Stored data
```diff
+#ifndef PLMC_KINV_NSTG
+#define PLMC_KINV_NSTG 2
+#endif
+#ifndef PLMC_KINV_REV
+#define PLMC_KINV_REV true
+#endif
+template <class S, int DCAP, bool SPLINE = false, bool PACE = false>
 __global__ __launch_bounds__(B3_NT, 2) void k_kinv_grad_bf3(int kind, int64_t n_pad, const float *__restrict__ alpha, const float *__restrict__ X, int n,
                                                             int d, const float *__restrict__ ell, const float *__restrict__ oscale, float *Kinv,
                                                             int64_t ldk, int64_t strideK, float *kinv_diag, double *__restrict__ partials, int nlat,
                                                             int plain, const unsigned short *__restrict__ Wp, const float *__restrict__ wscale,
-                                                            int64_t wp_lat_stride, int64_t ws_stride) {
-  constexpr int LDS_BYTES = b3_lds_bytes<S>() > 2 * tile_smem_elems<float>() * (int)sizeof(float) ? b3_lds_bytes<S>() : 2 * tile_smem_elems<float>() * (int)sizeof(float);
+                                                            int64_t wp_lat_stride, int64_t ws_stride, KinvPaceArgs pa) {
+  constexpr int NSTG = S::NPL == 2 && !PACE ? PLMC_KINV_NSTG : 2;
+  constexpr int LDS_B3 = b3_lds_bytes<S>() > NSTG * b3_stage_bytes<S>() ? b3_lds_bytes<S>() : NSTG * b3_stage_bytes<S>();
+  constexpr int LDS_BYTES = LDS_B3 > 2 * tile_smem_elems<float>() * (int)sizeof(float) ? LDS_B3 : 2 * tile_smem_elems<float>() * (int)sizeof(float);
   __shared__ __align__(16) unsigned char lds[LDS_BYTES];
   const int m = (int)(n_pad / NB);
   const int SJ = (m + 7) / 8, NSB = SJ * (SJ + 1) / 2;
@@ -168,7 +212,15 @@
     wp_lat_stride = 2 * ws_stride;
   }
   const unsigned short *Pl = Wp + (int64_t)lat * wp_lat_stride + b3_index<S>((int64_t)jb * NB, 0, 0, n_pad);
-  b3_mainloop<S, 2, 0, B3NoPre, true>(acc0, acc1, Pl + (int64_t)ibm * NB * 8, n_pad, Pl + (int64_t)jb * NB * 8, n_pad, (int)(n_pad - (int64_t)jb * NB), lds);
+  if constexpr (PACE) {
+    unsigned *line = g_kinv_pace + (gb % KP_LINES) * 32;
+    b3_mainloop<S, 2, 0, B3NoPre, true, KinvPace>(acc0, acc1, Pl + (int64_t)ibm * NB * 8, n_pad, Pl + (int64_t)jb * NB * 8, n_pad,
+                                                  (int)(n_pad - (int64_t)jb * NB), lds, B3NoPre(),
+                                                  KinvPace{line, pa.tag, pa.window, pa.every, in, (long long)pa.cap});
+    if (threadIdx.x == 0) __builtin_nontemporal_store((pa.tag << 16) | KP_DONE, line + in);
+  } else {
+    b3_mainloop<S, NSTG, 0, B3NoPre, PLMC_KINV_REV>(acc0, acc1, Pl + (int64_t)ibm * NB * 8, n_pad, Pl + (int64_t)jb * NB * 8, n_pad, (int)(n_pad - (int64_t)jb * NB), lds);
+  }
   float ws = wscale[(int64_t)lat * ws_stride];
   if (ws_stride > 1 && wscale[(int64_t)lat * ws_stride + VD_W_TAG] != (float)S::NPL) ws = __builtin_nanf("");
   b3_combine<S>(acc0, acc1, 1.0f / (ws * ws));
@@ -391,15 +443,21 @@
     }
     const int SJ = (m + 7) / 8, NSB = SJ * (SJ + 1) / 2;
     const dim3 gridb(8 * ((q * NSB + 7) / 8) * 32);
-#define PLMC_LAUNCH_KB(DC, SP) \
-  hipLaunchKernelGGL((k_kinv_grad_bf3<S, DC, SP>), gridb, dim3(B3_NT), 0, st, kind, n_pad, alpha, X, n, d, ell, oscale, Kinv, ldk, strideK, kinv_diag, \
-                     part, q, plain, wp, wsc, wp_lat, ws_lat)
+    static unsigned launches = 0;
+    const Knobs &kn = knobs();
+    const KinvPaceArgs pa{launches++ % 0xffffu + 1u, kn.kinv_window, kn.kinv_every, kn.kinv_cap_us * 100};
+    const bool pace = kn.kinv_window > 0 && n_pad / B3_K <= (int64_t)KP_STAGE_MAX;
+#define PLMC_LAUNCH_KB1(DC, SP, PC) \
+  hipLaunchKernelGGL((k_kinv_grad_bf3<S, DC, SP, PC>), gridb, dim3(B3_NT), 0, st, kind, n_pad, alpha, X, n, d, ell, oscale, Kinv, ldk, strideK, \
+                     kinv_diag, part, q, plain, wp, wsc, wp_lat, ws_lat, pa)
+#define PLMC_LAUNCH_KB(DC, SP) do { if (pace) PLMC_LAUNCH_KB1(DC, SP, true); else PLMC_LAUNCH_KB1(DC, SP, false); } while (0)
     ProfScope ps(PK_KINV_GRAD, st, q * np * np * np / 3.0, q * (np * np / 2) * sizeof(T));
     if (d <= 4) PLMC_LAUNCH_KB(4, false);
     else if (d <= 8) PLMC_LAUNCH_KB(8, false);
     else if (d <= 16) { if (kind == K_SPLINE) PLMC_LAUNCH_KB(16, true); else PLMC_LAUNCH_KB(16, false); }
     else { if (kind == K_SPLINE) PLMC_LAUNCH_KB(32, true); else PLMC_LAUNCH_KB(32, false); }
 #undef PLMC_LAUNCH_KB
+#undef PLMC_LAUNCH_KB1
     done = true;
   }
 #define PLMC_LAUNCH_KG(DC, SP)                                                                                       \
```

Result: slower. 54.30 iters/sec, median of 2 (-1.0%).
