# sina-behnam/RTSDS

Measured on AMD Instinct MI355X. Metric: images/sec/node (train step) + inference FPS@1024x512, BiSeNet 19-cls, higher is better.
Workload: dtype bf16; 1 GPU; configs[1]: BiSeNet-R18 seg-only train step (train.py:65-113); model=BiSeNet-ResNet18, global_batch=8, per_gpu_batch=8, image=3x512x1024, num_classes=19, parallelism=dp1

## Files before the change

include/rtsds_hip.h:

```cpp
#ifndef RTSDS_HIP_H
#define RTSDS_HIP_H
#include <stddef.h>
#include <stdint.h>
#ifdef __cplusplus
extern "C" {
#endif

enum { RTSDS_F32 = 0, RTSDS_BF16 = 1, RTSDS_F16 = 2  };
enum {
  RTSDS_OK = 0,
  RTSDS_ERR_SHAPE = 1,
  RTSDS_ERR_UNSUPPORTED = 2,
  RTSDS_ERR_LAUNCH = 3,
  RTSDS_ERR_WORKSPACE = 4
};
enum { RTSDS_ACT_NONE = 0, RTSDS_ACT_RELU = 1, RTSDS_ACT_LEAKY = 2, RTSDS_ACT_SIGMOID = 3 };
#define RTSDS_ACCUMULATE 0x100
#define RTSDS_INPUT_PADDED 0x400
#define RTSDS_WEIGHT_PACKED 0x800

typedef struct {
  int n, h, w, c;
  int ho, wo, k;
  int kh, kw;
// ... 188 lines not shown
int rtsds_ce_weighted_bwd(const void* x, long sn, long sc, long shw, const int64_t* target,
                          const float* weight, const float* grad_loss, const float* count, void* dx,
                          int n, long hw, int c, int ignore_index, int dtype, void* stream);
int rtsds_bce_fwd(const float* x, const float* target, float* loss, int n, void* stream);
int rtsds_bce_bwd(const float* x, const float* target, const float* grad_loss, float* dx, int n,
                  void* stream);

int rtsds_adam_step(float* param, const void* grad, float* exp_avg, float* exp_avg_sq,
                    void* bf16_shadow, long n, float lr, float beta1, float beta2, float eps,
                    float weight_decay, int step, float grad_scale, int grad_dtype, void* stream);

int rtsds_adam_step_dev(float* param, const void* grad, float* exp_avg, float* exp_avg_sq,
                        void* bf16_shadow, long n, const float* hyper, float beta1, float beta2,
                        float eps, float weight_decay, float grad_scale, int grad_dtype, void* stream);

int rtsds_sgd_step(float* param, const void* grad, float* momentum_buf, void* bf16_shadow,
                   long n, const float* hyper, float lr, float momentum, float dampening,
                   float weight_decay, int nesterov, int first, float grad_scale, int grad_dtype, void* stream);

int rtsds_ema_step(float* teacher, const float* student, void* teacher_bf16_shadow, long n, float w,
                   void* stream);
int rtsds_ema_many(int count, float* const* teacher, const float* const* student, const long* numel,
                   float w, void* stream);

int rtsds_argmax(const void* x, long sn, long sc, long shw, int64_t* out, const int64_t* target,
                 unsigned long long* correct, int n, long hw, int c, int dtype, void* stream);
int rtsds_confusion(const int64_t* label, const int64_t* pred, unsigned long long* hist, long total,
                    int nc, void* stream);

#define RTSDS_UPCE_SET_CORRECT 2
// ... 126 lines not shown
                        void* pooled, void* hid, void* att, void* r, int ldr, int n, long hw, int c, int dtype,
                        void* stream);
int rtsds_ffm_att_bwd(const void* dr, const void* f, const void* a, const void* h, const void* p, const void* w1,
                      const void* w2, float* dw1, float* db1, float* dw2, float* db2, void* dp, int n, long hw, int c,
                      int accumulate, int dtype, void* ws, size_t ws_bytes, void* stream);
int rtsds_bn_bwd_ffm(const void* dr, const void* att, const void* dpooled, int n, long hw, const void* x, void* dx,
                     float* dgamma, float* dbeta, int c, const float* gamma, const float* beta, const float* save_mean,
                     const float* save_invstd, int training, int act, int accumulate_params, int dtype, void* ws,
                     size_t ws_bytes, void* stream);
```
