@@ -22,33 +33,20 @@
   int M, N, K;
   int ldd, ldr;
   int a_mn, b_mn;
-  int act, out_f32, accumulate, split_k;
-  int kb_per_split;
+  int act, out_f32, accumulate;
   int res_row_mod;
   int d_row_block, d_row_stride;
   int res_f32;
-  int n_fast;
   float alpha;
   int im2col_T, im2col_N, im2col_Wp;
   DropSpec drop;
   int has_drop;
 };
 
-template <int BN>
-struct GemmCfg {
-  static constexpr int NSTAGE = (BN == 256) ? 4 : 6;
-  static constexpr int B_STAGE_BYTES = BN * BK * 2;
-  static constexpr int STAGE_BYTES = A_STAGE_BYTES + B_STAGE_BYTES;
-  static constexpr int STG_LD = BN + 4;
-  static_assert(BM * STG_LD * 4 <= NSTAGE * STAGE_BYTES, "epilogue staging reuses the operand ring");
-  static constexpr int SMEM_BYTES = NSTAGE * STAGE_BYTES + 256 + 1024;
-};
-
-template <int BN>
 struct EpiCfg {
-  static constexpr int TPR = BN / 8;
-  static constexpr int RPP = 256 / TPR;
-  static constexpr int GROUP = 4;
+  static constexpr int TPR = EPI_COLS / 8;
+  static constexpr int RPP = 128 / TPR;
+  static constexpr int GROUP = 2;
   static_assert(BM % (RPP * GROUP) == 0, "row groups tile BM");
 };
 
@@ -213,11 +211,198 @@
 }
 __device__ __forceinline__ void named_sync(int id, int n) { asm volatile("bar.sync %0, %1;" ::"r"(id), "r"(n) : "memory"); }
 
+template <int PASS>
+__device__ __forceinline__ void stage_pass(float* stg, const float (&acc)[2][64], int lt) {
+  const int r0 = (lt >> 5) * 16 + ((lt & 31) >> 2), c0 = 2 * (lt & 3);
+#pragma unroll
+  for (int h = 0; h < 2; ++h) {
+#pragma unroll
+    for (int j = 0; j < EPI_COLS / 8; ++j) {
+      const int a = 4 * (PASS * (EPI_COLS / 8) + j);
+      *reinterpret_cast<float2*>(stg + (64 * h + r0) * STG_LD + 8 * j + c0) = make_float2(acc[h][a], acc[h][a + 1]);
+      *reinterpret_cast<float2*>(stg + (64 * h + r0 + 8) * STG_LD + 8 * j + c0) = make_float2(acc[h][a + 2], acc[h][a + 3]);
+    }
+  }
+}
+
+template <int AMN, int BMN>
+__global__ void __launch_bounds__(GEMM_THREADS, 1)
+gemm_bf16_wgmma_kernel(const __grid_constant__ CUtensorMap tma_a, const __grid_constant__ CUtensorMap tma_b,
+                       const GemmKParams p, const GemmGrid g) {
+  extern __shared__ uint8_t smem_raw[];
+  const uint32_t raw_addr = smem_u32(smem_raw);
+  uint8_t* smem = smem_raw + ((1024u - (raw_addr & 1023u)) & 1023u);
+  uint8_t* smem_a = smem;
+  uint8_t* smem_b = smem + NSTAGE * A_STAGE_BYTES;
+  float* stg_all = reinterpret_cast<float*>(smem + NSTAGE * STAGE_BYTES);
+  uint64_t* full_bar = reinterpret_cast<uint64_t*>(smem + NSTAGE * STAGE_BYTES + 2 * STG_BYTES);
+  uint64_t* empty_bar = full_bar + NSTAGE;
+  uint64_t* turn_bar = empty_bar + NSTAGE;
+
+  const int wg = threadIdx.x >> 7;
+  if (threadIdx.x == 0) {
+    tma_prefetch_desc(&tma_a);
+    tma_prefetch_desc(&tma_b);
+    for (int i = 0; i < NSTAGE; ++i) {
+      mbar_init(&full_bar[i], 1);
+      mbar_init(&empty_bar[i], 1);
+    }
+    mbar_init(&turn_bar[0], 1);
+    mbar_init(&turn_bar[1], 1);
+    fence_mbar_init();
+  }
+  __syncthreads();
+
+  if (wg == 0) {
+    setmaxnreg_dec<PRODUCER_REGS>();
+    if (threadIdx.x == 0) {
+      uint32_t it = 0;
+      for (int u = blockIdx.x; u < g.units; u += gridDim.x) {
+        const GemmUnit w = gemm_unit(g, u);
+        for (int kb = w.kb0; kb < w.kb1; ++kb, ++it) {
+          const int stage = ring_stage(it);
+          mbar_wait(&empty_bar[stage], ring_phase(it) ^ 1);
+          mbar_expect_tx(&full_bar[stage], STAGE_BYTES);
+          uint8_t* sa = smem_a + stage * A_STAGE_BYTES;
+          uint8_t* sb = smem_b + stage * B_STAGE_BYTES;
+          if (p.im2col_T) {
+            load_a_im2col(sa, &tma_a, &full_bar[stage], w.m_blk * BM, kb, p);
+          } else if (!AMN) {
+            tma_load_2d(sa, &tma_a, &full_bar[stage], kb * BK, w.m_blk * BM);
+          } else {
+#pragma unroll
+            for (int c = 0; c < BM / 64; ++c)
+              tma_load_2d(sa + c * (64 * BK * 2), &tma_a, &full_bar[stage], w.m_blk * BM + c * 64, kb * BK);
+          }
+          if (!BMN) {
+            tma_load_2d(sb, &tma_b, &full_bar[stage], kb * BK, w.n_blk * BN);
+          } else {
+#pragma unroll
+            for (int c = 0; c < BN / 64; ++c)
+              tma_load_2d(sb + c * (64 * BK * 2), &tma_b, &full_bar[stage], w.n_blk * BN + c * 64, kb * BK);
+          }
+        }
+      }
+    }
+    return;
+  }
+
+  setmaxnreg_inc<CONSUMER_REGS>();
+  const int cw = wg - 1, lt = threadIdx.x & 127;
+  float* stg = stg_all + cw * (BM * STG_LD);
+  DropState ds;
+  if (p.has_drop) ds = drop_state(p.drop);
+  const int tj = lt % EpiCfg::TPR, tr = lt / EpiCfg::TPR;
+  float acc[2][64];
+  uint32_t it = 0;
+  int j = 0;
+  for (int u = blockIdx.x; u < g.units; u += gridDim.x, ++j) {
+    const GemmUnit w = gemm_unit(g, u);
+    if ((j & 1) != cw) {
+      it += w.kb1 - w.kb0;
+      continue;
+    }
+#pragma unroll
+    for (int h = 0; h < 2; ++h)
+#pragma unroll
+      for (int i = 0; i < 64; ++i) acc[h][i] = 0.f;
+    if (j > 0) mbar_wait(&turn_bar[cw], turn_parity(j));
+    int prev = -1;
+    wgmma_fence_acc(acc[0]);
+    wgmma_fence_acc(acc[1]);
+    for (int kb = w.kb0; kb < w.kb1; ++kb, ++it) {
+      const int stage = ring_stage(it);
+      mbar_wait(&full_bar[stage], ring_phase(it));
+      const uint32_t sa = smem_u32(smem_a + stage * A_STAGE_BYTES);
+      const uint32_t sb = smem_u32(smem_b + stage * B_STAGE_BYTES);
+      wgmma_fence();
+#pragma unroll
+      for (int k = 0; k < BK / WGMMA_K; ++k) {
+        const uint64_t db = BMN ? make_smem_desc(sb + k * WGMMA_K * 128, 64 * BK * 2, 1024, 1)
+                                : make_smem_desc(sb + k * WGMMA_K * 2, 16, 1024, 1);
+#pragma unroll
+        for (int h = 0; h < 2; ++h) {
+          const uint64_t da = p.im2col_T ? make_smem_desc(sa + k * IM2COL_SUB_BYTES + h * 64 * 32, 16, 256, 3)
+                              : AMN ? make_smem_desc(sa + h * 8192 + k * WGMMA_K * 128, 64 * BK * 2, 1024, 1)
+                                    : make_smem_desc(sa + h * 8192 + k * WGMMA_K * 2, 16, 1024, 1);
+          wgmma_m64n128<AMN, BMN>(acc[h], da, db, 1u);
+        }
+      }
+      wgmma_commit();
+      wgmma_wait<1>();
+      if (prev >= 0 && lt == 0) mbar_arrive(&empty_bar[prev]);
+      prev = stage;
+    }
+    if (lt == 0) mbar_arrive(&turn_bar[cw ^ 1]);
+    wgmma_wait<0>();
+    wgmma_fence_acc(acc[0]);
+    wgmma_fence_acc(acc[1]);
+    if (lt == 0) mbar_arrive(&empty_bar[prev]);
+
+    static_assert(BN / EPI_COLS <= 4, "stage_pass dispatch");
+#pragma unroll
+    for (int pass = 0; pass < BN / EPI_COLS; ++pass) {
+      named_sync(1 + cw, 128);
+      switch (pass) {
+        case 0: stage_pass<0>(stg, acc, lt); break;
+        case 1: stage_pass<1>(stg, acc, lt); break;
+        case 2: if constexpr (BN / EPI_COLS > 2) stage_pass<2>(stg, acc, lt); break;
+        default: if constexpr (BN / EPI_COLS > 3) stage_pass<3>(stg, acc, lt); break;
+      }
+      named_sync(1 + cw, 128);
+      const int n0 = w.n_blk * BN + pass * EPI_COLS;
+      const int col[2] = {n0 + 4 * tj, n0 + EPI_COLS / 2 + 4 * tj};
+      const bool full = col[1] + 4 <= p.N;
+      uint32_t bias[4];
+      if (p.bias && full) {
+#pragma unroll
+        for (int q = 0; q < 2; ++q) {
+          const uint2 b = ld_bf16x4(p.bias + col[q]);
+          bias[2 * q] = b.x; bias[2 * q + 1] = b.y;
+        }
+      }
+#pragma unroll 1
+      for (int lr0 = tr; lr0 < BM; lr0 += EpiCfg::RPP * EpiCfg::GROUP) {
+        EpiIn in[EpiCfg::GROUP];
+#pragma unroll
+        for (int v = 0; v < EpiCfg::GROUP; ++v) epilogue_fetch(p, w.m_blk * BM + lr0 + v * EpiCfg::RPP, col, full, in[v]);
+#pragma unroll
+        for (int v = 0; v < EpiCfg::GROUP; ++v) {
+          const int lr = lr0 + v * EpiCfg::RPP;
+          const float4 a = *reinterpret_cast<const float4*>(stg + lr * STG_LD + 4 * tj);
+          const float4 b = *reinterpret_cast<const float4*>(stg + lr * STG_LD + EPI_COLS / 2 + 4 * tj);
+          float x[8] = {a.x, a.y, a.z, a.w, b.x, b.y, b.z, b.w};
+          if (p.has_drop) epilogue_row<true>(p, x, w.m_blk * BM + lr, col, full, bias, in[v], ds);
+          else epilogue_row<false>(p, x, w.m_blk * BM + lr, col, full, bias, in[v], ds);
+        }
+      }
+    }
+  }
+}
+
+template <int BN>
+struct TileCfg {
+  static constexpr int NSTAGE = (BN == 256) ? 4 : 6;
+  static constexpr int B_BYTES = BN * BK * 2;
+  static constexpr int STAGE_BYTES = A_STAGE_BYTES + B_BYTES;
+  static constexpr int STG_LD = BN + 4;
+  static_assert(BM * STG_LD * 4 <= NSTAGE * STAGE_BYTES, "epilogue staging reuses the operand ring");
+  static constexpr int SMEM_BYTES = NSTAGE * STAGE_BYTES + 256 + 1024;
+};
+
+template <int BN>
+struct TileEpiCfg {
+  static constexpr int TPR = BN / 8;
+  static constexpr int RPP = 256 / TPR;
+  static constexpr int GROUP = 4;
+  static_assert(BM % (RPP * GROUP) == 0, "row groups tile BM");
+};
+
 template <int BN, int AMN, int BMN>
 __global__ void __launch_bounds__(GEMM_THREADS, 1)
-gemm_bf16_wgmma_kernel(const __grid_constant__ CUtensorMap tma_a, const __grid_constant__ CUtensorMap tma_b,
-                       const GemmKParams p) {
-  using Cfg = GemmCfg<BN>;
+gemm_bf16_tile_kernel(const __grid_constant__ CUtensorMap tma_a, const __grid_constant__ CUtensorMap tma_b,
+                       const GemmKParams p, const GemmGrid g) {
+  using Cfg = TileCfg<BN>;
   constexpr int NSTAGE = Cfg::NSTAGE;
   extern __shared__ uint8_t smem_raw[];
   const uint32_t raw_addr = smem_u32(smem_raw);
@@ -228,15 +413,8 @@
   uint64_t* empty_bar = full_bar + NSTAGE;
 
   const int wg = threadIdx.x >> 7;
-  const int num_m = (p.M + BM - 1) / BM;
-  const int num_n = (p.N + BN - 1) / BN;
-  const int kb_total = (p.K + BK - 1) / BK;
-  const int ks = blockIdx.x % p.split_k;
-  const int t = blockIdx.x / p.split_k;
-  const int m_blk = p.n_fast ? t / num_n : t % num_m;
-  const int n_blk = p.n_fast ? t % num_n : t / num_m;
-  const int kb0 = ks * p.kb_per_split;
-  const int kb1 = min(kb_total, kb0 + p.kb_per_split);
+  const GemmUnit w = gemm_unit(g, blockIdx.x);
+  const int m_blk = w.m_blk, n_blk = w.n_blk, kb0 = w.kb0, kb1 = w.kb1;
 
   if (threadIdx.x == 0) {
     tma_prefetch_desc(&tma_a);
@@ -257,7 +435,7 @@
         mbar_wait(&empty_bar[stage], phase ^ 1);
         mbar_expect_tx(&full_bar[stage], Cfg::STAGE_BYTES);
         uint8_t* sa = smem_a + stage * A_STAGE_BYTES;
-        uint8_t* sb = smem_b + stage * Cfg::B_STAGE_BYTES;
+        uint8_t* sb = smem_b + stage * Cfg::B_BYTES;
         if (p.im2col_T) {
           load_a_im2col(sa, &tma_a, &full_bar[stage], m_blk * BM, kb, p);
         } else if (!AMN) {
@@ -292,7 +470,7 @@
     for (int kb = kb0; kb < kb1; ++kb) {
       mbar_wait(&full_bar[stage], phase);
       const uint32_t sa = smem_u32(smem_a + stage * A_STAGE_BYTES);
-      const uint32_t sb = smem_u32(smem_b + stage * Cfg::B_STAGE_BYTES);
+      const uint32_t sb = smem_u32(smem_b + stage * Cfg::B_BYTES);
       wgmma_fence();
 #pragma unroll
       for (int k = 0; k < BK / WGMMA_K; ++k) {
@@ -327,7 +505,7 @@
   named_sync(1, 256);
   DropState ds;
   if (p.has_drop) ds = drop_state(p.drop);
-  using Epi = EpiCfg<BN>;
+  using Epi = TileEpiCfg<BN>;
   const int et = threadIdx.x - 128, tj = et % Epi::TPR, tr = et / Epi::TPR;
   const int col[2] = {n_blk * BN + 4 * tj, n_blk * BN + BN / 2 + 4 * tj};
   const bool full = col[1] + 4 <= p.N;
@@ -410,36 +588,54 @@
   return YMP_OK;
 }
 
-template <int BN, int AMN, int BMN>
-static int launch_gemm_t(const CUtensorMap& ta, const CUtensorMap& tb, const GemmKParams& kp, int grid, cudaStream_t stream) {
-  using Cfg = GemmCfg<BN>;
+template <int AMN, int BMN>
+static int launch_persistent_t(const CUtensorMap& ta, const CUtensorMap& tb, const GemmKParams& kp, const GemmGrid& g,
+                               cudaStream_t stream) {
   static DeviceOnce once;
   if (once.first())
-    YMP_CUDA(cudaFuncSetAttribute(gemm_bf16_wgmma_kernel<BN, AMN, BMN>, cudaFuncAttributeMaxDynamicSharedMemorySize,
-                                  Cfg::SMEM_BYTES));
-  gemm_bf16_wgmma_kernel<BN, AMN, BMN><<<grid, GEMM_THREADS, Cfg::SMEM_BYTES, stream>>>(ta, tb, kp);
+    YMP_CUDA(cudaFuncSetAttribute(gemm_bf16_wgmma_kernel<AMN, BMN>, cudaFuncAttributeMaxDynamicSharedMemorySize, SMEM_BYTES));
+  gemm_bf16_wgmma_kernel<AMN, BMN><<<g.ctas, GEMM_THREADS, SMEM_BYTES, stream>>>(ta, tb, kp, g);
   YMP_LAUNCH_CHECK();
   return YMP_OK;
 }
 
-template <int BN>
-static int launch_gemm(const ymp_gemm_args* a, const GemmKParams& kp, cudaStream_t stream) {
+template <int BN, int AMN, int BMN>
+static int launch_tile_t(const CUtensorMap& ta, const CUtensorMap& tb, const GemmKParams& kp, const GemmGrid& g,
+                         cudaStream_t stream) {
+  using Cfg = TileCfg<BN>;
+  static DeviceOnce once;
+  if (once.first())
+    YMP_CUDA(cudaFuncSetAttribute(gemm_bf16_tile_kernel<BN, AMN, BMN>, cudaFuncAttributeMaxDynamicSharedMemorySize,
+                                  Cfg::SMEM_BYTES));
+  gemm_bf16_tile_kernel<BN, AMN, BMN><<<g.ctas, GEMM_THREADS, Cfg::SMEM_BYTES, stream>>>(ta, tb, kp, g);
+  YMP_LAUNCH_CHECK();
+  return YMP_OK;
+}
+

Exercise
The answer must be a single number: the count of lines in the data that include the word "break".

Task output
4